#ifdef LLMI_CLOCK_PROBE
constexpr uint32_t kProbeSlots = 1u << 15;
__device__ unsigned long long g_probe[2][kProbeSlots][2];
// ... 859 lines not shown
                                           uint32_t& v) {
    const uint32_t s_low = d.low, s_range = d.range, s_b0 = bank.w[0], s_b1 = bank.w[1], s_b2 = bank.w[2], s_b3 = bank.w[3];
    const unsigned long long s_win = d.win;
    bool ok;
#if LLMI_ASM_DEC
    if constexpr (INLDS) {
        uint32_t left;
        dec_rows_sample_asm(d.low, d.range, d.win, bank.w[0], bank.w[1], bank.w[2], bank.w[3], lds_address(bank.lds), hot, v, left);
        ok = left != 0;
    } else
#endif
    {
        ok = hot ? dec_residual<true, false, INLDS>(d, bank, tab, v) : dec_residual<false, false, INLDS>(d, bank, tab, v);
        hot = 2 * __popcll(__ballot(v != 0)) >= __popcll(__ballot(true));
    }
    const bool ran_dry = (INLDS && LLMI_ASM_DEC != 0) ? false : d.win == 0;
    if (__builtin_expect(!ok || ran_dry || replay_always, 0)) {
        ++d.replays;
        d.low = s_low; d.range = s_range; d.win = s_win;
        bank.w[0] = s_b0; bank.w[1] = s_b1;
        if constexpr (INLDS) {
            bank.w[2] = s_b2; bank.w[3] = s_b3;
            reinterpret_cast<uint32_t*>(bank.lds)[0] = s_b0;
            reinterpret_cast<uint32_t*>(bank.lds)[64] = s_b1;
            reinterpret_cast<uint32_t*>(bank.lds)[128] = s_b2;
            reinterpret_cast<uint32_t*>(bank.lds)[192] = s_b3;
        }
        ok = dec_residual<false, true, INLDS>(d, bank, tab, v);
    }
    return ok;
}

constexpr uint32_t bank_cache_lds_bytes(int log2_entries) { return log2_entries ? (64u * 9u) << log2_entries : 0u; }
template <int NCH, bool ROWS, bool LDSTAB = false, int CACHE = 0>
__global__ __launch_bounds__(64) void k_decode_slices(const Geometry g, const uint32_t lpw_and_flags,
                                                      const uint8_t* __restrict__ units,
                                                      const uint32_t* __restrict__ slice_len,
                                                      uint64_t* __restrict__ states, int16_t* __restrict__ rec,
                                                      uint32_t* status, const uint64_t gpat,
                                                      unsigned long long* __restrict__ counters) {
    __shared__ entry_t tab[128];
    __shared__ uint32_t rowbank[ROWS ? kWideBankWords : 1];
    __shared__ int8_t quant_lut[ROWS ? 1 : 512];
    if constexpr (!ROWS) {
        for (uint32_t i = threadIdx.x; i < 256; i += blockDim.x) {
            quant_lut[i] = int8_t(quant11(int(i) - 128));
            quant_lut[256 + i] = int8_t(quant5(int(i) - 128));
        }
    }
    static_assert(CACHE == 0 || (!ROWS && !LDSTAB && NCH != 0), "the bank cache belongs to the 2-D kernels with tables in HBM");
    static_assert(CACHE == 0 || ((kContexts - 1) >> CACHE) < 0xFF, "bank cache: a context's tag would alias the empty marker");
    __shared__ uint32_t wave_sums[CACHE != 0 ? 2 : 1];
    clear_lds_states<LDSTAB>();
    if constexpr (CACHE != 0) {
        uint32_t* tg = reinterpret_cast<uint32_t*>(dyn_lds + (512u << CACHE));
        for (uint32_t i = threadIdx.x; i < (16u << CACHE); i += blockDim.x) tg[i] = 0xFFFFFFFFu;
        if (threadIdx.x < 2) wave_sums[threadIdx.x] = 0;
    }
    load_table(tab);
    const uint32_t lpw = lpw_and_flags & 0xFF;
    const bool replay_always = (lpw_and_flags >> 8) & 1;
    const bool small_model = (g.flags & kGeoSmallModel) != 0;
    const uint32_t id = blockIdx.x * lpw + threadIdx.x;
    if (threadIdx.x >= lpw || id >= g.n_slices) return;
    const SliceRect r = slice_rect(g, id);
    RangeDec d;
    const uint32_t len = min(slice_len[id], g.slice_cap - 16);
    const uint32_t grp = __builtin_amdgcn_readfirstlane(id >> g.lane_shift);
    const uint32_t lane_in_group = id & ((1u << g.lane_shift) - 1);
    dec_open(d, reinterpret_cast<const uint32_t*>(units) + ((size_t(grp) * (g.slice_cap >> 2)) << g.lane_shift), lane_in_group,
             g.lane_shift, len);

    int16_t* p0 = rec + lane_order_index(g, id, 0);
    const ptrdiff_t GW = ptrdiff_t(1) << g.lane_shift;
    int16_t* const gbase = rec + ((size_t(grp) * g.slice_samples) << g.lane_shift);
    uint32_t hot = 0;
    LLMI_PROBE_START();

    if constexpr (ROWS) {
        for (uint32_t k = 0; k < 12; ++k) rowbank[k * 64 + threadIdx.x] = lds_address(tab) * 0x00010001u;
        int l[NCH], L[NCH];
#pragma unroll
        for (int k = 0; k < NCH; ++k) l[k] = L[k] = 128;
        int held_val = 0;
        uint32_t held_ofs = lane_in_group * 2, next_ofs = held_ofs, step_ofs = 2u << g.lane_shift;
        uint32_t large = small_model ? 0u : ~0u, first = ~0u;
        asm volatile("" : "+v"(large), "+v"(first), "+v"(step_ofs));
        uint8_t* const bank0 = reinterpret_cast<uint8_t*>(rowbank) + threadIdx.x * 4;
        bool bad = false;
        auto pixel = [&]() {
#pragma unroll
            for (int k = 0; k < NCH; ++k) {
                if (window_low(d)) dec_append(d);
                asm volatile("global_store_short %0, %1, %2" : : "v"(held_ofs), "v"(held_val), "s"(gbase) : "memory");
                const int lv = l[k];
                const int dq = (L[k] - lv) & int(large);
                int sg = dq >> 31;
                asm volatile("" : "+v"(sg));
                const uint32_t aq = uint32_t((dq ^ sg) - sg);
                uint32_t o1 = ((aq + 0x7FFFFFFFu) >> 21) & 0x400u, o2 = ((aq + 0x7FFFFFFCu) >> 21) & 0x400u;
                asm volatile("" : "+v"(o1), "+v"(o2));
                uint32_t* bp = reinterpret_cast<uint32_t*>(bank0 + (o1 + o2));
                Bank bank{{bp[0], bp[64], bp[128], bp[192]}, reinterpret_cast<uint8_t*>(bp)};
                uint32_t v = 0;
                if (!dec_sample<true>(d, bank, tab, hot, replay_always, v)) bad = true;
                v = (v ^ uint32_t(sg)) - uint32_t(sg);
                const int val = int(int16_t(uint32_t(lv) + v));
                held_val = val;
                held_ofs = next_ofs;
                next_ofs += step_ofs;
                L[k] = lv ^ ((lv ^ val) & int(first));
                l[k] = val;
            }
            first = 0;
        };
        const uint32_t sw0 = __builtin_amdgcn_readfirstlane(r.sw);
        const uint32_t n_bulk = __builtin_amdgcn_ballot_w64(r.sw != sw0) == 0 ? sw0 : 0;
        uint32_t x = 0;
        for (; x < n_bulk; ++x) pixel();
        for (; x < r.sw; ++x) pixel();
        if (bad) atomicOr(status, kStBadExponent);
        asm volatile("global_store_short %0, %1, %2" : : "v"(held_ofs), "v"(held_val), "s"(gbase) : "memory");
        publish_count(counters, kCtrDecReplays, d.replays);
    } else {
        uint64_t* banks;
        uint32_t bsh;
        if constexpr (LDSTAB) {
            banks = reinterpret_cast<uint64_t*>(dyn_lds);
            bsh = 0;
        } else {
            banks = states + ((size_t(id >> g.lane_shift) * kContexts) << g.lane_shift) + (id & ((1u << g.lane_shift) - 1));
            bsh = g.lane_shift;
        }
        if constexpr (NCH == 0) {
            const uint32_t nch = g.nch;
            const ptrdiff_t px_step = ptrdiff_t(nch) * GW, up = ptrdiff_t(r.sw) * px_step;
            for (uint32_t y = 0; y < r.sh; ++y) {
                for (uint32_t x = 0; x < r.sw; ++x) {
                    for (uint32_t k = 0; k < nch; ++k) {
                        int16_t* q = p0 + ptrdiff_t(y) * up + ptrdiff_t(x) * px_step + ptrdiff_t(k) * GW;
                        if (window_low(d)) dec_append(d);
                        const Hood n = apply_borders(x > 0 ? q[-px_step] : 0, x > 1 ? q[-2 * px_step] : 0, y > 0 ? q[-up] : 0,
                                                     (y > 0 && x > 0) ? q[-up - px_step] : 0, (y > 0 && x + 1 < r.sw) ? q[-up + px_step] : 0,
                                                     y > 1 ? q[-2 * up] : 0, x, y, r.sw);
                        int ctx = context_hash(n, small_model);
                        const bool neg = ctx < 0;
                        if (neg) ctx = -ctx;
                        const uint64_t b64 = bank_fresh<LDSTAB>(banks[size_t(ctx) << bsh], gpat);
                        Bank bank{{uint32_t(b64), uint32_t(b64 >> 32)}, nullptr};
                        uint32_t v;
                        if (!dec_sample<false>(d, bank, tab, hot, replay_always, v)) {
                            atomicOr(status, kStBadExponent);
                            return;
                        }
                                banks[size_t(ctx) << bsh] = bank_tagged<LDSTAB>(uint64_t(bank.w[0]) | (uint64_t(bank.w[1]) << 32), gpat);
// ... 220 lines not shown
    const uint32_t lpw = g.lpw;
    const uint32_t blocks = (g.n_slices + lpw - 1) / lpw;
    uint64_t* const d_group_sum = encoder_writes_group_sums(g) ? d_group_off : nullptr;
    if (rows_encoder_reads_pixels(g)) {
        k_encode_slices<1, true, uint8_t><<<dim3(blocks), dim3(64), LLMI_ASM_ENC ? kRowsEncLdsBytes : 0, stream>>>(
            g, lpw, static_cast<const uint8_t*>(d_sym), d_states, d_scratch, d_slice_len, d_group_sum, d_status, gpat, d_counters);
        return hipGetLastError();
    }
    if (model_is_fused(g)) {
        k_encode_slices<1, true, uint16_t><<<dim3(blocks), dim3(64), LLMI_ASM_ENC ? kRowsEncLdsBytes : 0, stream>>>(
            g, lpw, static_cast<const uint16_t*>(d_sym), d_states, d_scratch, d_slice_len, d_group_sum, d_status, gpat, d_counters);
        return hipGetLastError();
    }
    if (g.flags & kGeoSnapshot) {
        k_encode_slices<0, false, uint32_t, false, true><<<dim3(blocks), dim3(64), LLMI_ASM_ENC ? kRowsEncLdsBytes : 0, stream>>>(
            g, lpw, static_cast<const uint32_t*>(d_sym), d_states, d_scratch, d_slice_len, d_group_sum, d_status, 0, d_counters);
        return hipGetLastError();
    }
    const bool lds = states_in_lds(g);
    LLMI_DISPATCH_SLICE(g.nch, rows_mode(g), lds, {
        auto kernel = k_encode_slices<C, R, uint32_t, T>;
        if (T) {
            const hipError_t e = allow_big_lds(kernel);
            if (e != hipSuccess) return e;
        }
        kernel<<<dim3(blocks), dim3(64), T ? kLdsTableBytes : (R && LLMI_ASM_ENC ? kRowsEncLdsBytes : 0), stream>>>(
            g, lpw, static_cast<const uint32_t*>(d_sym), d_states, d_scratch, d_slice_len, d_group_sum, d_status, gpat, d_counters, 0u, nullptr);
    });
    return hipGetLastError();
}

Problem details ▸ Copy verbatim, from the listing above, each line from the one containing "if constexpr (CACHE" down to the one containing "const uint32_t grp", inclusive.

Completed task ▸
    if constexpr (CACHE != 0) {
        uint32_t* tg = reinterpret_cast<uint32_t*>(dyn_lds + (512u << CACHE));
        for (uint32_t i = threadIdx.x; i < (16u << CACHE); i += blockDim.x) tg[i] = 0xFFFFFFFFu;
        if (threadIdx.x < 2) wave_sums[threadIdx.x] = 0;
    }
    load_table(tab);
    const uint32_t lpw = lpw_and_flags & 0xFF;
    const bool replay_always = (lpw_and_flags >> 8) & 1;
    const bool small_model = (g.flags & kGeoSmallModel) != 0;
    const uint32_t id = blockIdx.x * lpw + threadIdx.x;
    if (threadIdx.x >= lpw || id >= g.n_slices) return;
    const SliceRect r = slice_rect(g, id);
    RangeDec d;
    const uint32_t len = min(slice_len[id], g.slice_cap - 16);
    const uint32_t grp = __builtin_amdgcn_readfirstlane(id >> g.lane_shift);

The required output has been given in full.